■ TASK GOAL
Gather all lines in the entries below that include the word "common".

[DATA FOR THE TASK Boundary: Start]

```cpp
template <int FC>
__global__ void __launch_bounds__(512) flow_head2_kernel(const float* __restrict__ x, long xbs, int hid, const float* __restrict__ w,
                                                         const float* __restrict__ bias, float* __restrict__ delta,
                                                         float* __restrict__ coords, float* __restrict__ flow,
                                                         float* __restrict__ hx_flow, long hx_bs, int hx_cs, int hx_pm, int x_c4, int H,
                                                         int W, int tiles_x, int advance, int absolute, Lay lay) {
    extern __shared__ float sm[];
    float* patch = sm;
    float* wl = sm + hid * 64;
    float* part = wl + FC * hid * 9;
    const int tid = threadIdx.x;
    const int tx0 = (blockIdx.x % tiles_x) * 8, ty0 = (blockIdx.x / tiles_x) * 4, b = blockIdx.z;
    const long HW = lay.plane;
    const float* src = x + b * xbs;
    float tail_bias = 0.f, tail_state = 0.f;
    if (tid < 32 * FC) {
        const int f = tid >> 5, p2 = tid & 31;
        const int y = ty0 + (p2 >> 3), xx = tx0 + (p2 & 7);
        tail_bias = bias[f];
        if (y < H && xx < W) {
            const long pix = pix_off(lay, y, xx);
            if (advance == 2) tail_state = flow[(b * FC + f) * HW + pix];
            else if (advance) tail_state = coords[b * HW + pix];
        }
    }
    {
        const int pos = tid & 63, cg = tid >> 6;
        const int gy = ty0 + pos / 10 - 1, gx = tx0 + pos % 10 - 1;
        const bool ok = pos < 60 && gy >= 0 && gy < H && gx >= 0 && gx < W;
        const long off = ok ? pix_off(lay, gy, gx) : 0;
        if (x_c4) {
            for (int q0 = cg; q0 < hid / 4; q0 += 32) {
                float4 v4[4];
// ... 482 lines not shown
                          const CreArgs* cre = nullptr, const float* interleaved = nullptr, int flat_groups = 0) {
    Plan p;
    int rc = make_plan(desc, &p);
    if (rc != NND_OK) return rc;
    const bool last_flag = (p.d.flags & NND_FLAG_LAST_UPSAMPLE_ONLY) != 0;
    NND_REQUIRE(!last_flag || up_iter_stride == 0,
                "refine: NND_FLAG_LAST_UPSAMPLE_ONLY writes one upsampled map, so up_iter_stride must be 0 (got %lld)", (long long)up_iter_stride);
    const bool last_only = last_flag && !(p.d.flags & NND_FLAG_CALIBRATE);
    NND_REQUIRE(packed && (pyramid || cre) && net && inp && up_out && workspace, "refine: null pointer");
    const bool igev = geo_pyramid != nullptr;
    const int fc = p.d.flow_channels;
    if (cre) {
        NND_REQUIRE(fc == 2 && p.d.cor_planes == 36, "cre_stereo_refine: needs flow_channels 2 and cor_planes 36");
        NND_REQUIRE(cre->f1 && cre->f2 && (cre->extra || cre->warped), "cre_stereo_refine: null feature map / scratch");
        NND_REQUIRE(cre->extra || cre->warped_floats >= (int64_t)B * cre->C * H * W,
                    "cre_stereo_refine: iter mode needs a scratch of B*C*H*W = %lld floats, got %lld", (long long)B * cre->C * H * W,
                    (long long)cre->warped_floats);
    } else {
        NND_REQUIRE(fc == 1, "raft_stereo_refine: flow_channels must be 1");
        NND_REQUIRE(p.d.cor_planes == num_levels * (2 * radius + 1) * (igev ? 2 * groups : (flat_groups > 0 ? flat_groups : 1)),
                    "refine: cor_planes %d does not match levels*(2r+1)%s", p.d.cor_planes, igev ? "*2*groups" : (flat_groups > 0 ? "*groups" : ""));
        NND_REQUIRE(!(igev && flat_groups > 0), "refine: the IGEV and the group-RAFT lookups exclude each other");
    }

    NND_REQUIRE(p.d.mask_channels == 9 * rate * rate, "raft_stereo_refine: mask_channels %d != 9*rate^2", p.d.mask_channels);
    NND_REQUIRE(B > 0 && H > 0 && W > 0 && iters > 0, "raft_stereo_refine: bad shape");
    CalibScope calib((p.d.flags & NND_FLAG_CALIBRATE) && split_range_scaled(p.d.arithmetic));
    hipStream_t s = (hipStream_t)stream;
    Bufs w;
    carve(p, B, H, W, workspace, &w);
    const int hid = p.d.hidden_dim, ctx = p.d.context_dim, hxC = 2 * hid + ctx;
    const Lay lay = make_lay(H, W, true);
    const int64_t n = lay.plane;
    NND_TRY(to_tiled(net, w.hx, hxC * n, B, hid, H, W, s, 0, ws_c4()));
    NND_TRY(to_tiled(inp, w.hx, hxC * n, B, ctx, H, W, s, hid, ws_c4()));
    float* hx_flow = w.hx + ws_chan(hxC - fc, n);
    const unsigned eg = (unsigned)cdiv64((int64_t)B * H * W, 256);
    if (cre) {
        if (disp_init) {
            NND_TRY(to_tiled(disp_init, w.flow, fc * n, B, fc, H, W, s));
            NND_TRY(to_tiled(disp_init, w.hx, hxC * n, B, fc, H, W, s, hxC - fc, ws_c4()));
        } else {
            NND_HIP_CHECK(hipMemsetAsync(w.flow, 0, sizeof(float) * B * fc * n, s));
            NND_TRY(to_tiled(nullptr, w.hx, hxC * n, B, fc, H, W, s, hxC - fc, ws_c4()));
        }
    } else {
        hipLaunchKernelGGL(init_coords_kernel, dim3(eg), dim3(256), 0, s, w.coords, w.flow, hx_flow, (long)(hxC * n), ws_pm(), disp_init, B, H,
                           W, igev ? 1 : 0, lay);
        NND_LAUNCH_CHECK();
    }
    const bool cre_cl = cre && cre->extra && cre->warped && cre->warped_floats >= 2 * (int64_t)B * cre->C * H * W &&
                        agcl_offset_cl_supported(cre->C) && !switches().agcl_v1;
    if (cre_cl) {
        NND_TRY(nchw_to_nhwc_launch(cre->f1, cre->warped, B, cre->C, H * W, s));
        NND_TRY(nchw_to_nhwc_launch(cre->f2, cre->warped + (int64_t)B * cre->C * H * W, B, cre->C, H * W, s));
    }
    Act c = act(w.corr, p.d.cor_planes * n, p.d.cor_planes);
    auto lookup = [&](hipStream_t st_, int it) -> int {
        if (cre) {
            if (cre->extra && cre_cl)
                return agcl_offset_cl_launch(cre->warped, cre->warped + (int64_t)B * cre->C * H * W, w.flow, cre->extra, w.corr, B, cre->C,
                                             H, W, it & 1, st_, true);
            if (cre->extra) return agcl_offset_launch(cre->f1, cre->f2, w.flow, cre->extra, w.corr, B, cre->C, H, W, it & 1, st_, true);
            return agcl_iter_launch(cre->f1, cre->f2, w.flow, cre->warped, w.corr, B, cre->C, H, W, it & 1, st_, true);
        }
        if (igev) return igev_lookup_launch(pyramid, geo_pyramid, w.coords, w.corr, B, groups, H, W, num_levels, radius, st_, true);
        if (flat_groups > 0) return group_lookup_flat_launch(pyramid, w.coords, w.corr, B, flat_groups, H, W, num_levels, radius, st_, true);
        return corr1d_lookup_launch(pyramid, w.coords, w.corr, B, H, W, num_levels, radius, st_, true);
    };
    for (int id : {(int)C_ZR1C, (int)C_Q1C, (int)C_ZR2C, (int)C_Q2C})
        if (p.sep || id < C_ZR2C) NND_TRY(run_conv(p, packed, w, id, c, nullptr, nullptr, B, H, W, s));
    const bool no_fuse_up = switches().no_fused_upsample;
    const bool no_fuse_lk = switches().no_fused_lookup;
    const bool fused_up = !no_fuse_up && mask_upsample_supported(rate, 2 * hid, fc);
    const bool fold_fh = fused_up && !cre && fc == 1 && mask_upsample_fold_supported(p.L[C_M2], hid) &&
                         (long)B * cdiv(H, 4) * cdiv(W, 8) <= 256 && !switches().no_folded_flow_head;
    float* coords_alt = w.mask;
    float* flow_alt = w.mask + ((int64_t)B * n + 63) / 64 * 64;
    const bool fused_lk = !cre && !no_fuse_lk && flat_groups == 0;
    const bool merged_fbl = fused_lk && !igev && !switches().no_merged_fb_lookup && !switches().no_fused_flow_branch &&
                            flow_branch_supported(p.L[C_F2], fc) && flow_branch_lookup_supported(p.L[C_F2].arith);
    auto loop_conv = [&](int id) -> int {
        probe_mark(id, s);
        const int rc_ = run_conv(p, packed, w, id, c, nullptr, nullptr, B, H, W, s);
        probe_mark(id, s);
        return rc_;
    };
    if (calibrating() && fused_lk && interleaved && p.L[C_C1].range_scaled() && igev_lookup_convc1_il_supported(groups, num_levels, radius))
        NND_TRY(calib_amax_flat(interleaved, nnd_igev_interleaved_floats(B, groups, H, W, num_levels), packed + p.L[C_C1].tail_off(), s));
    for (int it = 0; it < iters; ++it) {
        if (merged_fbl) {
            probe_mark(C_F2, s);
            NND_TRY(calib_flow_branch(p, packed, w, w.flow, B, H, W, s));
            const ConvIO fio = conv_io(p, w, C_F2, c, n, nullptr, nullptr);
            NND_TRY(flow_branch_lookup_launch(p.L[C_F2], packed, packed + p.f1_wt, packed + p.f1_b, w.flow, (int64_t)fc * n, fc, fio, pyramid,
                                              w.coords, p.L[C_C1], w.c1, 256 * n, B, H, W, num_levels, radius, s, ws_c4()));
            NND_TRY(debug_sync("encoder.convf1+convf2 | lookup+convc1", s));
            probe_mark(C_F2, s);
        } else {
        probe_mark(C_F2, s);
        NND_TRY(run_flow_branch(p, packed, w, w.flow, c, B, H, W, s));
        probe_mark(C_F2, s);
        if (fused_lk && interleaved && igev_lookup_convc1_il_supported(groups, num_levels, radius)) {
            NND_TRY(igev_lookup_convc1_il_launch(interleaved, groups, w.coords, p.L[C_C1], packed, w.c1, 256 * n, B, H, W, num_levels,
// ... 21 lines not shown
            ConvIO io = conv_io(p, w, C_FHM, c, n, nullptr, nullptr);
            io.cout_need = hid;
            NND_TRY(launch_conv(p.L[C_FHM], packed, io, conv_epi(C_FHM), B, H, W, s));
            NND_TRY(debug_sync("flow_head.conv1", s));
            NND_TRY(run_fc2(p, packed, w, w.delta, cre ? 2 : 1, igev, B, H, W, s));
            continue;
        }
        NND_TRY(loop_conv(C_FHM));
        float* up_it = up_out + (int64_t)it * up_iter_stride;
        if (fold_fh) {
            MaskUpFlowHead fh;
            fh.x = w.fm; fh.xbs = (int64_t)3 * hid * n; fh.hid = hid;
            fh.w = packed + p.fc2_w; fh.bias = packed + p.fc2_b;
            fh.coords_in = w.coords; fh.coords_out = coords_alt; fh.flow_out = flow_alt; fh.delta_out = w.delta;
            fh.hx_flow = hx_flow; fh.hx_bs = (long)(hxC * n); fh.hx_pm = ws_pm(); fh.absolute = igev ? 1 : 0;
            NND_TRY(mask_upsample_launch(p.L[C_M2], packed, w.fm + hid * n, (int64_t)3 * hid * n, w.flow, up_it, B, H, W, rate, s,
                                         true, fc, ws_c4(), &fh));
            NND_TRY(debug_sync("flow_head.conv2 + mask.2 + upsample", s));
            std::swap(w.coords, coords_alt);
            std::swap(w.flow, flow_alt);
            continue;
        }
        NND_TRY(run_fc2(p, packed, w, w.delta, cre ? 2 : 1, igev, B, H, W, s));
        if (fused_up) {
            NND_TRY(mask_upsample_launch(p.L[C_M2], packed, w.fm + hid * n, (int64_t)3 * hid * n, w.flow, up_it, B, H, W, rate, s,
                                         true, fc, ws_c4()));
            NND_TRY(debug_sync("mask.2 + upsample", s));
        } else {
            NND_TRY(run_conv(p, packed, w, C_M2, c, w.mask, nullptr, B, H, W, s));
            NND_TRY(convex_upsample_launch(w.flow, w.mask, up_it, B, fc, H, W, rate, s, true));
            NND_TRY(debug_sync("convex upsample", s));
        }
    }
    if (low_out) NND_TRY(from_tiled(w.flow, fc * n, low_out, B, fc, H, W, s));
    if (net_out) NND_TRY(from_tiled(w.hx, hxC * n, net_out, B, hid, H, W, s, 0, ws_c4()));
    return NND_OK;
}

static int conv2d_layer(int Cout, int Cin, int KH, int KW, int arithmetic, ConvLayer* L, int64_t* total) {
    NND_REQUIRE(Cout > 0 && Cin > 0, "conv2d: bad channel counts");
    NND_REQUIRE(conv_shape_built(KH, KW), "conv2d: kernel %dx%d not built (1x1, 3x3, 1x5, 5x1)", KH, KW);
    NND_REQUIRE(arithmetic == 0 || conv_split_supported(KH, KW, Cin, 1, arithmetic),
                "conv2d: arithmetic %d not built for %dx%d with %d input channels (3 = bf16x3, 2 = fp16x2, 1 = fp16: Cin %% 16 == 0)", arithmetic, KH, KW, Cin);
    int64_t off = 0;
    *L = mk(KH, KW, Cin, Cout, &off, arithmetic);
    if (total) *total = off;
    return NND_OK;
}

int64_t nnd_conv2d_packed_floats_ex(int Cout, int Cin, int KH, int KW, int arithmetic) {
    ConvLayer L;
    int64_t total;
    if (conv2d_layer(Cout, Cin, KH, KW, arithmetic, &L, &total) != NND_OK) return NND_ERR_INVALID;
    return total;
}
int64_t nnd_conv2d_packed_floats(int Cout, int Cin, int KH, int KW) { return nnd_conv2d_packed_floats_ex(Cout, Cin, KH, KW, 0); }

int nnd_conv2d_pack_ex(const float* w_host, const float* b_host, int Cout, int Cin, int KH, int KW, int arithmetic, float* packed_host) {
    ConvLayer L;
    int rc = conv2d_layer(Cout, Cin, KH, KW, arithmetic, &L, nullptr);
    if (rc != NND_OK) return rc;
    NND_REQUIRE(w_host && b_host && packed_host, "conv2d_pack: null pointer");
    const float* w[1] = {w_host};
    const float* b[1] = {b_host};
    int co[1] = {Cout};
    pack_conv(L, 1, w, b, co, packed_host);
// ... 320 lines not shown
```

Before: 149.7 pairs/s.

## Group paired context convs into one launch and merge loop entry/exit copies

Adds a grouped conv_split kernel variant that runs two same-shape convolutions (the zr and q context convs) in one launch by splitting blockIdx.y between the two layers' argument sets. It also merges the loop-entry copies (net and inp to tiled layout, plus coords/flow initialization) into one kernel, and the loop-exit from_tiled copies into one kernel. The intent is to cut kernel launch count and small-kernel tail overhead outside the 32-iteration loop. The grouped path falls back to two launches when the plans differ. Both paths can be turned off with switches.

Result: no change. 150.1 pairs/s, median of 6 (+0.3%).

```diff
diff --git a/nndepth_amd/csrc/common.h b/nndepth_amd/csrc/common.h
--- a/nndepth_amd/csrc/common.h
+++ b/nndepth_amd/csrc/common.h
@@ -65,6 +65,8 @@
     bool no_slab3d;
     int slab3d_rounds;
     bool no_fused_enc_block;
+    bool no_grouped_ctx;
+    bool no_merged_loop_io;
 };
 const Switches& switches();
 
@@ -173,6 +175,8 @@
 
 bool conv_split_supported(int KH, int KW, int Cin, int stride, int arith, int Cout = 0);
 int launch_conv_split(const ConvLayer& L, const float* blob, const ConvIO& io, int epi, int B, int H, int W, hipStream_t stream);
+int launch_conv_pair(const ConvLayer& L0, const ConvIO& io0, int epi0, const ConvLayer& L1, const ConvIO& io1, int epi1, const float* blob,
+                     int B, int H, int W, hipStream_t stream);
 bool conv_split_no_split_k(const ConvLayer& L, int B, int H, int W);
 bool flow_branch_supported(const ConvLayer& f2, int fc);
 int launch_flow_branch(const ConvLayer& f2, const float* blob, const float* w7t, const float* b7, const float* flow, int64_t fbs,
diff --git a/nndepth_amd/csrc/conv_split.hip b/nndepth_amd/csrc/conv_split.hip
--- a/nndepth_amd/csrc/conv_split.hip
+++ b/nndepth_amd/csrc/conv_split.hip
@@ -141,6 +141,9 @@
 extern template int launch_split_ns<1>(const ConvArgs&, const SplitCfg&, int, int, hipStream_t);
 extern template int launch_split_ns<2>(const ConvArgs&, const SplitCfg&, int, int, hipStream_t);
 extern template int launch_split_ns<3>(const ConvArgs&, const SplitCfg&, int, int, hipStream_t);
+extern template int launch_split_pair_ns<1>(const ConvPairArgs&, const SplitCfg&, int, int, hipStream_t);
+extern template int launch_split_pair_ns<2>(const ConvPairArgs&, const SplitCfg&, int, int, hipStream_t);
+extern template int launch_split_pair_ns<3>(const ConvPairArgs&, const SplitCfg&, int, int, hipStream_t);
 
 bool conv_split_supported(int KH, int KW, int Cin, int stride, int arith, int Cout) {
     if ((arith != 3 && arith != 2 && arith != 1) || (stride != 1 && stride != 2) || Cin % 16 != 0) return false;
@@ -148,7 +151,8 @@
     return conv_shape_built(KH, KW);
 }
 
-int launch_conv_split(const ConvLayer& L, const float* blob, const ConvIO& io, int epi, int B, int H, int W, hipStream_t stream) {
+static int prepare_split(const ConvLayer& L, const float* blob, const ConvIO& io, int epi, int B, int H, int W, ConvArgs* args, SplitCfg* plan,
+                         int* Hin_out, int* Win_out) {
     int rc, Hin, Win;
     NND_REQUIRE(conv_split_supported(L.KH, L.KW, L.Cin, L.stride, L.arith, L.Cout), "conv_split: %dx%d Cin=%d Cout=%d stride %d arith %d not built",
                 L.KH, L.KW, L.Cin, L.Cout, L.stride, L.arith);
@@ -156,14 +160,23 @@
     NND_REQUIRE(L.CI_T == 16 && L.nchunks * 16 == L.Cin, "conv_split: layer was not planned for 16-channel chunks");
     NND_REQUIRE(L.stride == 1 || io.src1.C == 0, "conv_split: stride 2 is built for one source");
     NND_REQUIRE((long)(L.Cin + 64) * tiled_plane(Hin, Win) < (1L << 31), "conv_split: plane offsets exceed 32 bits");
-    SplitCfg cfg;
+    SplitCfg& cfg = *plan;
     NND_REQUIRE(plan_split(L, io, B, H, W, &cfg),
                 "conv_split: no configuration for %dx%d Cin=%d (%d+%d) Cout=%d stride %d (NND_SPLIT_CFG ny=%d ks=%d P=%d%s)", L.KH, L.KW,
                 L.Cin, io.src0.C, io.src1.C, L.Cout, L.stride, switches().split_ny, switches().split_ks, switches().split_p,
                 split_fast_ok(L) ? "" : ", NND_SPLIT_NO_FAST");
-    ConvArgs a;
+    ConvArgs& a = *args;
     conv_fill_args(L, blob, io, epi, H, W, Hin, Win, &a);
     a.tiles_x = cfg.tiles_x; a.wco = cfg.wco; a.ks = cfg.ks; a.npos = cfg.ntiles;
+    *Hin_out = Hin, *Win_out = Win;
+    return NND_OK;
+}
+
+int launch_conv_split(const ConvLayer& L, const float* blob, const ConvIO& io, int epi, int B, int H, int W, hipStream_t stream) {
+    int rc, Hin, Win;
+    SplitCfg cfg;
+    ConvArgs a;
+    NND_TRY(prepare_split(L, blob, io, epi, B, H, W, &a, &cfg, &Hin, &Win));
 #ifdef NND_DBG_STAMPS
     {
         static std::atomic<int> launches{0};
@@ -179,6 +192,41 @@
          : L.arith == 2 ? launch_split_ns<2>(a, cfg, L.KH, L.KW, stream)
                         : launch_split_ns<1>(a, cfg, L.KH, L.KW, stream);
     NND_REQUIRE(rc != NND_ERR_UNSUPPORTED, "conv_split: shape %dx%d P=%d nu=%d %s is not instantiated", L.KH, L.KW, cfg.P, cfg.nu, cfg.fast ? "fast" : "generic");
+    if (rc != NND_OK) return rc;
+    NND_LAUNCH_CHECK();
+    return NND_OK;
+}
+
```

[DATA FOR THE TASK Boundary: End]

■ ANSWER SECTION
diff --git a/nndepth_amd/csrc/common.h b/nndepth_amd/csrc/common.h
--- a/nndepth_amd/csrc/common.h
+++ b/nndepth_amd/csrc/common.h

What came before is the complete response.